What's the way forward without rewriting all Moodle? Well, the majority of transactions in Moodle are 'read' transactions although each request typically makes at least one write transaction (log table). If we were to make progress in allowing Moodle to benefit from this type of optimisation, we would probably want to have some way where frequently-used pages are identified using a special new API, along the lines of:

$DB->enter_read_only_mode();

At this point, attempts to write to database will throw an exception, but also add new API:

$DB->execute_okay_if_delayed($sql)

Which can be used for the mdl_log update (and similar) to indicate that you want to execute an update, but it is OK if the result of the update is not available until after this PHP request has finished.

With this API, it would then be possible to configure a moodle_database subclass so that if you call the enter_read_only_mode, it makes all requests from a read-only database, except for execute_okay_if_delayed which would use a second db connection to the master database. Pages which don't call the enter_read_only_mode would use only the master database.
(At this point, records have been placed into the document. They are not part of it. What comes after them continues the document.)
+            const uint64_t am = __ballot(go);
+            const uint64_t nx = __ballot(go && r.ix < 0.0f), ny = __ballot(go && r.iy < 0.0f), nz = __ballot(go && r.iz < 0.0f);
+            if ((nx == 0 || nx == am) && (ny == 0 || ny == am) && (nz == 0 || nz == am)) {
+                walk = (nx ? 1u : 0u) | (ny ? 2u : 0u) | (nz ? 4u : 0u);
+                mask_cache_begin_pass(mc, r, go, walk, scene_pre_box(sc));
+            }
+        }
+    }
+#endif
+    bool done = false;
+    switch (walk) {
+        case 0: done = trace_packet_cached<0>(sc, r, go, hit, mc.lds); break;
+        case 1: done = trace_packet_cached<1>(sc, r, go, hit, mc.lds); break;
+        case 2: done = trace_packet_cached<2>(sc, r, go, hit, mc.lds); break;
+        case 3: done = trace_packet_cached<3>(sc, r, go, hit, mc.lds); break;
+        case 4: done = trace_packet_cached<4>(sc, r, go, hit, mc.lds); break;
+        case 5: done = trace_packet_cached<5>(sc, r, go, hit, mc.lds); break;
+        case 6: done = trace_packet_cached<6>(sc, r, go, hit, mc.lds); break;
+        case 7: done = trace_packet_cached<7>(sc, r, go, hit, mc.lds); break;
+        case kWalkNone: return;
+        default: break;
+    }
+    if (done) return;
+    if (walk == kWalkLiteral) trace_packet_impl<2, -1>(sc, r, go, st, hit);
+    else trace_packet_impl<1, -1>(sc, r, go, st, hit);
 }
 
 template <class T>
@@ -850,7 +869,7 @@
         if (MCACHE) {
             const RenderParams& C = params_view(KP);
             const uint32_t ux = T.min_x + (b % bx) * BW, uy = T.min_y + (b / bx) * BH;
-            mask_cache_begin_unit(mc, C.gen.s, C.gen.jitter_scale, ux, min(ux + BW, T.max_x) - 1u, uy, min(uy + BH, T.max_y) - 1u);
+            mask_cache_begin_unit(mc, C.gen.s, C.gen.jitter_scale, ux, min(ux + BW, T.max_x) - 1u, uy, min(uy + BH, T.max_y) - 1u, scene_pre_box(C.scene));
         }
         const uint32_t s_begin = P.s_begin, s_end = P.s_end;
         for (uint32_t s0 = s_begin & ~static_cast<uint32_t>(S - 1); s0 < s_end; s0 += S) {
@@ -876,6 +895,10 @@
                         RegStack st(lds, lane);
                         trace_packet_objects<(S >= 8 && S <= 32)>(W.scene, r, act, st, h, hinst);
                     }
+                } else if constexpr (MCACHE) {
+                    static_assert(!(MCACHE && LDS_STACK), "the cached walk keeps its frames in registers");
+                    RegStack st(lds, lane);
+                    trace_pass_cached<true>(W.scene, r, act, st, h, mc);
                 } else {
 #ifdef MP_PROF_NOWALK
                     const bool go = false;
@@ -888,7 +911,7 @@
                             trace_packet<false>(W.scene, r, go, st, h);
                         } else {
                             RegStack st(lds, lane);
-                            trace_packet<((S >= 8 && S <= 32) || MCACHE), RegStack, MCACHE>(W.scene, r, go, st, h, mc);
+                            trace_packet<(S >= 8 && S <= 32)>(W.scene, r, go, st, h);
                         }
                     }
                 }
@@ -1139,7 +1162,7 @@
                 park[0] = a0; park[1] = a1;
                 if (U.park_pixel > 32u) park[2] = a2;
             }
-            if (MCACHE && lane == 0) mc.lds[kHdrState] = 0xFFFFFFFFu;
+            if (MCACHE && lane == 0) { mc.lds[kHdrState] = 0xFFFFFFFFu; mc.lds[kHdrVerdict] = 0u; }
             wave_lds_sync();
         }
         const uint32_t s_end = P.s_end;
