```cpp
typedef struct EmEBranchformerLayer {
  const float *norm_ff_mac_g, *norm_ff_mac_b, *norm_mha_g, *norm_mha_b, *norm_mlp_g, *norm_mlp_b;
  const float *norm_ff_g, *norm_ff_b, *norm_final_g, *norm_final_b;
  const void *ffm_w1, *ffm_w2, *ff_w1, *ff_w2;
  const float *ffm_b1, *ffm_b2, *ff_b1, *ff_b2;
  const void* wqkv;
  const float* bqkv;
// ... 25 lines not shown
  const float* conv2_b;
  const void* embed_w;
  const float* embed_b;
  const void* wpos_all;
  const float *after_norm_g, *after_norm_b;
  const EmEBranchformerLayer* layers;
  int32_t use_ffn;
  int32_t merge_conv;
  int32_t subsample;
  const void* conv3_w;
  const float* conv3_b;
  int32_t legacy_relpos;
  int32_t merge_method;
  const void* conv1_wf;
  const void* conv2_wf;
} EmEBranchformerWeights;

int em_branch_learned_ave(int dtype, const void* cat, const int32_t* lens, int32_t B, int32_t T, int32_t d,
                          const float* pool_w, const float* pool_b, const float* wproj_w,
                          const float* wproj_b, float* mw_ws, void* out, void* stream);

size_t em_ebranchformer_workspace_bytes(int dtype, const EmEBranchformerWeights* w, int32_t B, int32_t T_f);
int em_ebranchformer_encode(int dtype, const EmEBranchformerWeights* w, const float* feats,
                            const float* mvn_partial, const int32_t* flens, const int32_t* olens,
                            int32_t B, int32_t T_f, const void* pos_emb, void* workspace,
                            size_t workspace_bytes, float* enc_out, void* enc_act, int32_t flags,
                            void* stream);

int em_ctc_greedy(int dtype, const void* enc_act, const void* w_ctc, const float* b_ctc, int32_t B,
                  int32_t T, int32_t d, int32_t V, const int32_t* olens, int32_t blank,
// ... 300 lines not shown
```

Before: 354,700 audio-s/s.

## Add row-tiled MFMA kernel for subsampling embed projection with pre-packed weights

Adds a dedicated bf16 kernel for the Conv2dSubsampling output linear (embed) projection. It streams activation tiles into LDS with global_load_lds through a 4-stage ring and keeps pre-packed weight fragments in a register ring, fusing bias and sqrt(d) scaling into the store. Weights are repacked on the host at pack time into the fragment order. The kernel is used when the CU fill heuristic allows it, otherwise the generic GEMM runs. It aims to cut the generic GEMM's cost on this large-K, small-N shape, at the price of more code and a new packed-weight buffer.

```diff
diff --git a/espnet_amd/asr/encoder/conformer_encoder.py b/espnet_amd/asr/encoder/conformer_encoder.py
--- a/espnet_amd/asr/encoder/conformer_encoder.py
+++ b/espnet_amd/asr/encoder/conformer_encoder.py
@@ -10,7 +10,7 @@
 from espnet_amd import lib as L
 from espnet_amd.nets_utils import (SUBSAMPLING_CONVS, SUBSAMPLING_MIN_FRAMES, conv2d_subsampled_lengths,
                                    conv_out_size)
-from espnet_amd.packing import PackedModule
+from espnet_amd.packing import PackedModule, pack_embed_rows
 
 _POS_PROJ_LOCK = threading.Lock()
 _ENC_CALL_LOCK = threading.Lock()
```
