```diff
@@ -415,21 +415,16 @@
       } else {
         for (int c = 0; c < inP; c += CH) {
           float acc[4][4] = {};
-          tile_gemm_T<AST, UG, F2>(A, W + (c + ug) * ldw, out4, ldw, acc);
+          tile_gemm<AST, UG, true, F2, HW, HW ? HW + 4 : 0>(A, W + (c + ug) * ldw, out4, ldw, acc);
 #pragma unroll
           for (int u = 0; u < 4; ++u) {
             const int k = c + ug + UG * u;
-            if (k < rup(D, 4))
-              *reinterpret_cast<float4 *>(Hin + k * AST + pg * 4) =
-                  make_float4(acc[0][u], acc[1][u], acc[2][u], acc[3][u]);
+            if (k < D) {
+#pragma unroll
+              for (int i = 0; i < 4; ++i)
+                if (row[i] >= 0) g_out[(size_t)row[i] * D + k] = acc[i][u];
+            }
           }
-        }
-        __syncwarp();
-        for (int pl = 0; pl < TP; ++pl) {
-          const int idx = p0 + pl;
-          if (idx >= n) break;
-          const long row = row_base + (list ? list[idx] : idx);
-          for (int k = lane; k < D; k += 32) g_out[row * D + k] = Hin[k * AST + pl];
         }
         __syncwarp();
       }
@@ -468,6 +463,19 @@
 
 static size_t eval_smem_bytes(const SmemPlan &P, int warps, size_t list_bytes) {
   return (size_t)(P.weights_total + warps * P.warp_total) * sizeof(float) + list_bytes;
+}
+
+static int width_class(const MlpDesc &d) {
+  const int w = d.n_layers > 1 ? d.dims[1] : 0;
+  for (int l = 2; l < d.n_layers; ++l)
+    if (d.dims[l] != w) return 0;
+  return (w == 32 || w == 64 || w == 128) ? w : 0;
+}
+
+template <bool GRAD, int UGB, int HW>
+static auto kernel_for(bool f2, bool ext) {
+  return f2 ? (ext ? mlp_eval_kernel<GRAD, UGB, true, true, HW> : mlp_eval_kernel<GRAD, UGB, true, false, HW>)
+            : (ext ? mlp_eval_kernel<GRAD, UGB, false, true, HW> : mlp_eval_kernel<GRAD, UGB, false, false, HW>);
 }
 
 template <bool GRAD, int UGB>
@@ -505,12 +513,16 @@
   }
   static const bool f2 = [] { const char *e = getenv("BORE_K2_FFMA2"); return !(e && e[0] == '0'); }();
   const bool ext = acts_ext(d.act, d.n_layers);
-  const auto kernel = f2 ? (ext ? mlp_eval_kernel<GRAD, UGB, true, true> : mlp_eval_kernel<GRAD, UGB, true, false>)
-                         : (ext ? mlp_eval_kernel<GRAD, UGB, false, true> : mlp_eval_kernel<GRAD, UGB, false, false>);
-  static bool attr_done[2][2][64] = {};
-  if (h->device >= 64 || !attr_done[f2][ext][h->device]) {
+  constexpr int C1 = M::CH, C2 = UGB == 4 ? 2 * M::CH : 0;
+  const int hw = width_class(d);
+  const int cls = hw == C1 ? 1 : (C2 && hw == C2) ? 2 : 0;
+  const auto kernel = cls == 1   ? kernel_for<GRAD, UGB, C1>(f2, ext)
+                      : cls == 2 ? kernel_for<GRAD, UGB, C2>(f2, ext)
+                                 : kernel_for<GRAD, UGB, 0>(f2, ext);
+  static bool attr_done[3][2][2][64] = {};
+  if (h->device >= 64 || !attr_done[cls][f2][ext][h->device]) {
     BORE_CUDA(cudaFuncSetAttribute(kernel, cudaFuncAttributeMaxDynamicSharedMemorySize, max_smem - 256));
-    if (h->device < 64) attr_done[f2][ext][h->device] = true;
+    if (h->device < 64) attr_done[cls][f2][ext][h->device] = true;
   }
   kernel<<<grid, warps * 32, smem, stream>>>(d, P, params, packed, X, S, n_dev, list, f, g, transform, sign, per_model,
                                              flags);
```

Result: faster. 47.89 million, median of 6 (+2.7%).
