## Fuse Fp2 Montgomery multiply and square with lazy 28-bit column reduction

Adds fused Fp2 multiply and square routines on 14x28-bit limbs. Each one accumulates the Karatsuba sub-products column by column in signed 64-bit accumulators and interleaves a single Montgomery reduction per component, instead of running three separate Fp multiplies plus adds and subs. The new routines are used in the G2 subgroup-check kernel and for every fp2i multiply and square, so the G2 MSM and other inlined-field paths change too. This removes duplicate reductions and intermediate repacking, at the cost of larger unrolled code, higher register pressure and reliance on column-bound analysis (a host-side overflow checker is included).

```diff
diff --git a/lodestar_amd/csrc/lb_curve.h b/lodestar_amd/csrc/lb_curve.h
--- a/lodestar_amd/csrc/lb_curve.h
+++ b/lodestar_amd/csrc/lb_curve.h
@@ -320,30 +320,32 @@
 #endif
   return fp_sqr(a);
 }
-template <bool kInl>
+template <bool kInl, bool kLazy = false>
 LB_HD fp2 lean2_mul(const fp2& a, const fp2& b) {
+  if constexpr (kInl && kLazy) return fp2_mul28_lazy(a, b);
   fp t0 = lean_mul<kInl>(a.c0, b.c0);
   fp t1 = lean_mul<kInl>(a.c1, b.c1);
   fp t2 = lean_mul<kInl>(fp_add(a.c0, a.c1), fp_add(b.c0, b.c1));
   return fp2{fp_sub(t0, t1), fp_sub(fp_sub(t2, t0), t1)};
 }
-template <bool kInl>
+template <bool kInl, bool kLazy = false>
 LB_HD fp2 lean2_sqr(const fp2& a) {
+  if constexpr (kInl && kLazy) return fp2_sqr28_lazy(a);
   fp t0 = lean_mul<kInl>(fp_add(a.c0, a.c1), fp_sub(a.c0, a.c1));
   fp t1 = lean_mul<kInl>(a.c0, a.c1);
   return fp2{t0, fp_dbl(t1)};
 }
-template <bool kInl>
+template <bool kInl, bool kLazy = false>
 LB_HD void g2_dbl_lean(g2j& p) {
-  p.z = fp2_dbl(lean2_mul<kInl>(p.y, p.z));
-  fp2 B = lean2_sqr<kInl>(p.y);
-  fp2 C = lean2_sqr<kInl>(B);
-  fp2 A = lean2_sqr<kInl>(p.x);
-  fp2 D = lean2_sqr<kInl>(fp2_add(p.x, B));
+  p.z = fp2_dbl(lean2_mul<kInl, kLazy>(p.y, p.z));
+  fp2 B = lean2_sqr<kInl, kLazy>(p.y);
+  fp2 C = lean2_sqr<kInl, kLazy>(B);
+  fp2 A = lean2_sqr<kInl, kLazy>(p.x);
+  fp2 D = lean2_sqr<kInl, kLazy>(fp2_add(p.x, B));
   D = fp2_dbl(fp2_sub(fp2_sub(D, A), C));
   fp2 E = fp2_mul3(A);
-  p.x = fp2_sub(lean2_sqr<kInl>(E), fp2_dbl(D));
-  p.y = fp2_sub(lean2_mul<kInl>(E, fp2_sub(D, p.x)), fp2_mul8(C));
+  p.x = fp2_sub(lean2_sqr<kInl, kLazy>(E), fp2_dbl(D));
+  p.y = fp2_sub(lean2_mul<kInl, kLazy>(E, fp2_sub(D, p.x)), fp2_mul8(C));
 }
 template <bool kInl>
 LB_HD void g2_add_aff_lean(g2j& p, const g2a& q) {
diff --git a/lodestar_amd/csrc/lb_field.h b/lodestar_amd/csrc/lb_field.h
--- a/lodestar_amd/csrc/lb_field.h
+++ b/lodestar_amd/csrc/lb_field.h
@@ -787,6 +787,137 @@
   fp t1 = fp_mul(a.c0, a.c1);
   return fp2{t0, fp_dbl(t1)};
 }
+#if defined(LB_FP2_LAZY_CHECK) && !defined(__HIPCC__)
+#include <stdlib.h>
+struct lb_col {
+  __int128 v;
+  lb_col() : v(0) {}
+  lb_col(__int128 x) : v(x) {
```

In most moodle instances the vast majority of usage is probably concentrated around a few pages (course view, forum view, forum discussion) which are generally read-only so if you could ship all those queries onto separate servers you have solved the scalability problem.

Removing scalability limitations from Moodle is a fairly big potential improvement and implementing this change would probably be less work than replacing all the existing uses of 'exec' smile Which won't gain anyone anything.

So anyway, that would be nice and would allow for hugely greater scalability of moodle instances using postgres 9, but it doesn't exist at the moment, so the best you can do with the new 'hot standby' feature is just that; have your failover server ready to kick in the instant there is a problem.

Feel free to correct me if this is wrong...

--sam

PS So far we have been able to handle high load just with a single fast database server. (It's actually a pair in failover configuration - so yes we are wasting good hardware by not being able to use it in the 'hot standby' manner for read-only queries.)